Are we getting a bit excited about this now? pmsl. I do have some brainwaves from time to time especially when wanting to bounce back from a downtime, so come on folks, lets ask if we can do this eh?


----------



## Natik (Mar 9, 2008)

awwwhhhh... ggrrrreeeaat idea :thumbup: let the shows begin


----------



## Saynamore (Feb 28, 2008)

Looks like we are going ahead with the PetForums cat show folks.....will post details shortly on how to enter and which category to put your piccie under.........................


----------



## chaospony (Sep 19, 2008)

Sounds like fun!


----------



## Sungold-Bengals (Mar 10, 2008)

Great Idea - the hard bit will be taking the photos! :yikes:


----------



## LousKoonz (Feb 9, 2008)

Fab idea - let me know when details are sorted as i don't want to miss this  xx


----------



## lymorelynn (Oct 4, 2008)

Sounds a great idea! :thumbup:


----------



## Abooksigun (Oct 16, 2008)

Fandabbydozy methinks it's a fantastic idea!!


----------



## Saynamore (Feb 28, 2008)

Ok this evening I will get to work setting the cat show up, hee hee


----------



## Kaztee (Sep 29, 2008)

Fantastic idea, thanks, look forward to seeing everyones entries.


----------



## Guest (Oct 29, 2008)

Sounds great - now I just need to get my lot to pose....


----------



## colliemerles (Nov 2, 2007)

brilliant idea, looking forward to seeing everyones pictures,


----------



## PussyCatNan (Jun 24, 2008)

FluffyCatLover said:


> Sounds great - now I just need to get my lot to pose....

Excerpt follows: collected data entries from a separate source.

+        PT_WLOG(unsigned long long w_b = w_a; unsigned long long w_c = w_a;)
+        if (PT8_LANE_IN(node_turn ? m_node : 0ull)) {
+            if (g_hits == 0u) {
+                if (sp == SB) {
+                    finish(phase);
+                } else {
+                    uint32_t v0, v1;
+                    pop(v0, v1);
+                    g_base = v0;
+                    g_imask = v1 & 0xffu;
+                    g_hits = v1 >> 8;
+                }
+            }
+            if (pm != 0u) {
+                uint32_t h = g_hits, t = h & pm;
+                h = t ? t : h;
+                t = h & (pm >> 8);
+                h = t ? t : h;
+                t = h & (pm >> 16);
+                h = t ? t : h;
+                g_hits ^= h;
+                const uint32_t idx = g_base + (uint32_t)__popc(g_imask & (h - 1u));
+                if (g_hits != 0u) push(g_base, g_imask | (g_hits << 8));
+                PT_STAT(++c_nodes; ++c_ray;)
+                const Node8* nd = reinterpret_cast<const Node8*>(node_bytes + idx * (uint32_t)sizeof(Node8));
+                const float4 n0 = nd->n0, n1 = nd->n1, n2 = nd->n2, n3 = nd->n3, n4 = nd->n4;
+                PT_WLOG(w_b = clock64(); __builtin_amdgcn_s_waitcnt(0); w_c = clock64();)
+                const NodeHdr nh = node_hdr(n0, n1);
+                const uint32_t imask = nh.imask;
+                const float ax = nh.sx * r.idir.x, ay = nh.sy * r.idir.y, az = nh.sz * r.idir.z;
+                const float bx = (nh.ox - r.o.x) * r.idir.x, by = (nh.oy - r.o.y) * r.idir.y, bz = (nh.oz - r.o.z) * r.idir.z;
+                const bool nx = r.idir.x < 0.0f, ny = r.idir.y < 0.0f, nz = r.idir.z < 0.0f;
+                const uint32_t lox0 = __float_as_uint(n2.x), lox1 = __float_as_uint(n2.y), loy0 = __float_as_uint(n2.z), loy1 = __float_as_uint(n2.w);
+                const uint32_t loz0 = __float_as_uint(n3.x), loz1 = __float_as_uint(n3.y), hix0 = __float_as_uint(n3.z), hix1 = __float_as_uint(n3.w);
+                const uint32_t hiy0 = __float_as_uint(n4.x), hiy1 = __float_as_uint(n4.y), hiz0 = __float_as_uint(n4.z), hiz1 = __float_as_uint(n4.w);
+                const uint32_t nearx[2] = {nx ? hix0 : lox0, nx ? hix1 : lox1}, farx[2] = {nx ? lox0 : hix0, nx ? lox1 : hix1};
+                const uint32_t neary[2] = {ny ? hiy0 : loy0, ny ? hiy1 : loy1}, fary[2] = {ny ? loy0 : hiy0, ny ? loy1 : hiy1};
+                const uint32_t nearz[2] = {nz ? hiz0 : loz0, nz ? hiz1 : loz1}, farz[2] = {nz ? loz0 : hiz0, nz ? loz1 : hiz1};
+                uint32_t miss = 0u;
+#pragma unroll
+                for (int s = 7; s >= 0; --s) {
+                    const int w = s >> 2, k = s & 3;
+                    const float tnx = __builtin_fmaf(u8f(nearx[w], k), ax, bx), tfx = __builtin_fmaf(u8f(farx[w], k), ax, bx);
+                    const float tny = __builtin_fmaf(u8f(neary[w], k), ay, by), tfy = __builtin_fmaf(u8f(fary[w], k), ay, by);
+                    const float tnz = __builtin_fmaf(u8f(nearz[w], k), az, bz), tfz = __builtin_fmaf(u8f(farz[w], k), az, bz);
+                    const float tn = fmaxf(fmaxf(tnx, tny), fmaxf(tnz, tmin));
+                    const float tf = fminf(fminf(tfx, tfy), fminf(tfz, best));
+                    miss = __builtin_amdgcn_alignbit(miss, __float_as_uint(tf - tn), 31u);
+                }
+                const uint32_t hm = miss ^ 0xffu;
+                const uint32_t hits = hm & imask;
+                g_base = nh.child_base;
+                g_imask = imask;
+                g_hits = hits;
+                t_base = nh.tri_base;
+                t_bits = nh.lbits;
+                t_mask = leaf_pending(hm, nh.lbits);
+            }
+        }
+        if (PT8_LANE_IN(node_turn ? 0ull : m_tri)) {
+            const uint32_t bit = (uint32_t)__ffs((int)t_mask) - 1u;
+            t_mask &= t_mask - 1u;
+            PT_STAT(++c_tris; ++c_ray;)
+            const uint32_t leaf = leaf_of(t_base, t_bits, bit);
+            const LeafTri* tp = reinterpret_cast<const LeafTri*>(tri_bytes + leaf * (uint32_t)sizeof(LeafTri));
+            const float4 ta = tp->t0, tb = tp->t1, tc = tp->t2;
+            PT_WLOG(w_b = clock64(); __builtin_amdgcn_s_waitcnt(0); w_c = clock64();)
+            float t, det;
+            const v3 v0 = mk3(ta.x, ta.y, ta.z), v1 = mk3(ta.w, tb.x, tb.y), v2 = mk3(tb.z, tb.w, tc.x);
+            if (tri_test_det(r, v0, v1, v2, t, det)) {
+                const int32_t prim = __float_as_int(tc.y);
+                if (MODE == TR_SHADOW_APPLY || MODE == TR_ANY_QUERY || (MODE == TR_UNIFIED && shadow_lane)) {
+                    if (t > tmin && t < tmax && (!a.cull_back || det > 0.0f) && hit_in_box(r, v0, v1, v2, a.bvh.hit_pad, t)) {
+                        bprim = 1;
+                        best = t;
+                        finish(phase);
+                    }
+                } else if (t > tmin && (t < best || (t == best && bprim >= 0 && prim < bprim)) && hit_in_box(r, v0, v1, v2, a.bvh.hit_pad, t)) {
+                    best = t;
+                    bprim = prim;
+                    bleaf = (int32_t)leaf;
+                    if (STEALING) {
+                        const unsigned long long key = local_key();
+                        atomicMin(&s_key[OWNER], key);
+                        if (s_key[OWNER] == key) s_leaf[OWNER] = bleaf;
+                    }
+                }
+            }
+        }
+        PT_STAT(++c_iters; if (a.dbg && lane == 0) {
+            const bool node_step = __popcll(m_node) >= PT8_TRI_BIAS * __popcll(m_tri);
+            c_act += (uint32_t)__popcll(m_node | m_tri);
+            c_exec += (uint32_t)__popcll(node_step ? m_node : m_tri);
+            c_nodeit += node_step ? 1u : 0u;
+        })
+        PT_WLOG(++w_iters; w_c01 += w_b - w_a; w_c12 += w_c - w_b; w_c23 += clock64() - w_c;)
+        act = PT8_VOTE(pm != 0u);
+    };
+
     for (;;) {
+        bool exhausted = false;
         PT_WLOG(const unsigned long long w_p0 = clock64(); ++w_np;)
-        if (unwritten) {
+        if (sp < 0) {
             write_result(best, is_shadow() ? bprim : bleaf);
-            unwritten = false;
+            sp = 0;
         }
         PT_WLOG(__builtin_amdgcn_s_waitcnt(0); const unsigned long long w_p1 = clock64(); w_cw += w_p1 - w_p0;)
-        const unsigned long long idle = __ballot(!active);
-        if (idle != 0ull && !exhausted) {
+        const unsigned long long idle = ~act;
+        if (idle != 0ull) {
             const uint32_t cnt = (uint32_t)__popcll(idle);
             if (chunk_next == chunk_end) {
                 if (nchunks <= nw) {
@@ -269,7 +392,7 @@
                 } else {
                     uint32_t c = 0;
                     if (lane == 0) c = atomicAdd(a.work, 1u);
-                    c = __shfl(c, 0) + nw;
+                    c = pt8_uniform(c) + nw;
                     const unsigned long long b0 = (unsigned long long)c * chunk;
                     chunk_next = b0 < n ? (uint32_t)b0 : n;
                     chunk_end = (b0 + chunk < n) ? (uint32_t)(b0 + chunk) : n;
@@ -281,7 +404,7 @@
             const uint32_t first = chunk_next;
             chunk_next += take;
             if (chunk_next == chunk_end && nchunks <= nw) exhausted = true;
-            if (!active && rank < take) {
+            if (PT8_LANE_IN(idle & PT8_VOTE(rank < take))) {
                 const uint32_t gi = first + rank;
                 if (LOCAL) {
                     shadow_lane = (MODE == TR_SHADOW_APPLY) || (MODE == TR_UNIFIED && gi < n2);
@@ -321,199 +444,89 @@
                 g_base = 0;
                 g_imask = 1u;
                 g_hits = 1u;
-                active = true;
-            }
+            }
+            act = PT8_VOTE(pm != 0u);
         }
         PT_WLOG(__builtin_amdgcn_s_waitcnt(0); const unsigned long long w_p2 = clock64(); w_cr += w_p2 - w_p1;)
-        if (exhausted) {
-            if (!stealing) {
-                stealing = true;
-                PT_WLOG(w_tex = wall_clock64();)
-                SET_OWNER(lane);
-                if (active) {
-                    s_leaf[lane] = bleaf;
-                    s_cnt[lane] = 1u;
-                    s_key[lane] = local_key();
-                }
-                PT8_WAVE_SYNC();
-            }
-            const unsigned long long idle2 = __ballot(!active);
-            const bool victim = active && sp > SB && SB < lds_depth;
-            const unsigned long long vmask = __ballot(victim);
-            if (idle2 != 0ull && vmask != 0ull) {
-                const uint32_t ni = (uint32_t)__popcll(idle2), nv = (uint32_t)__popcll(vmask);
-                const uint32_t m = ni < nv ? ni : nv;
-                const uint32_t vrank = (uint32_t)__popcll(vmask & lt_mask), irank = (uint32_t)__popcll(idle2 & lt_mask);
-                const bool give = victim && vrank < m, take = !active && irank < m;
-                if (give) s_vlane[vrank] = lane;
-                PT8_WAVE_SYNC();
-                const uint32_t v = take ? s_vlane[irank] : lane;
-                const float ox = __shfl(r.o.x, (int)v), oy = __shfl(r.o.y, (int)v), oz = __shfl(r.o.z, (int)v);
-                const float dx = __shfl(r.d.x, (int)v), dy = __shfl(r.d.y, (int)v), dz = __shfl(r.d.z, (int)v);
-                const float ix = __shfl(r.idir.x, (int)v), iy = __shfl(r.idir.y, (int)v), iz = __shfl(r.idir.z, (int)v);
-                const float nx_ = __shfl(r.dn.x, (int)v), ny_ = __shfl(r.dn.y, (int)v), nz_ = __shfl(r.dn.z, (int)v);
-                const float vtmin = __shfl(tmin, (int)v), vtmax = __shfl(tmax, (int)v);
-                const uint32_t vpm = __shfl(pm, (int)v), vslot = __shfl(slot, (int)v), vmisc = __shfl(misc, (int)v);
-                const uint32_t vowner = vmisc & 0xffu;
-                const int vsb = (int)(vmisc >> 24);
-                const int vshadow = __shfl((int)shadow_lane, (int)v);
-                if (take) {
-                    r.o = mk3(ox, oy, oz);
-                    r.d = mk3(dx, dy, dz);
-                    r.idir = mk3(ix, iy, iz);
-                    r.dn = mk3(nx_, ny_, nz_);
-                    tmin = vtmin;
-                    tmax = vtmax;
-                    pm = vpm;
-                    slot = vslot;
-                    SET_OWNER(vowner);
-                    shadow_lane = vshadow != 0;
-                    const uint32_t e0 = s_stack[(vsb * 2) * 64 + v], e1 = s_stack[(vsb * 2 + 1) * 64 + v];
-                    g_base = e0;
-                    g_imask = e1 & 0xffu;
-                    g_hits = e1 >> 8;
-                    t_mask = 0;
-                    sp = 0;
-                    SET_SB(0);
-                    const unsigned long long k = s_key[OWNER];
-                    if (is_shadow()) {
-                        best = tmax;
-                        bprim = 0;
-                    } else {
-                        best = __uint_as_float((uint32_t)(k >> 32));
-                        bprim = (int32_t)(uint32_t)k;
-                    }
-                    atomicAdd(&s_cnt[OWNER], 1u);
-                    active = true;
-                }
-                PT8_WAVE_SYNC();
-                if (give) {
-                    const int nsb = SB + 1;
-                    SET_SB(nsb == sp ? 0 : nsb);
-                    if (nsb == sp) sp = 0;
-                }
-            }
-        }
+        if (exhausted || act == 0ull) break;
         PT_WLOG(w_cs += clock64() - w_p2;)
-        unsigned long long act = __ballot(active);
+        do iterate(Pt8Phase<false>()); while ((uint32_t)__popcll(act) >= (uint32_t)PT8_REFILL);
+    }
+
+    PT_WLOG(w_tex = wall_clock64();)
+    SET_OWNER(lane);
+    if (PT8_LANE_IN(act)) {
+        s_leaf[lane] = bleaf;
+        s_cnt[lane] = 1u;
+        s_key[lane] = local_key();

great idea, i just need to work out how to get a pic from the camera onto here, guess I've done it once so will try again :crazy:


----------



## WhiteNile (Aug 24, 2008)

Sounds like a fantastic idea...hope there'll be a section for my kitty to be entered.  Hmm...now just got to get her to pose for the camera, which is easier said then done!

I hope I don't miss this.


----------



## Saynamore (Feb 28, 2008)

What breed are they Whitenile? Is it Egyptian Mau? Let me know and I will set a class up for your breed


----------



## WhiteNile (Aug 24, 2008)

Saynamore said:


> What breed are they Whitenile? Is it Egyptian Mau? Let me know and I will set a class up for your breed


Yes, an Egyptian Mau. :yesnod: Thanks, Saynamore! :thumbsup:


----------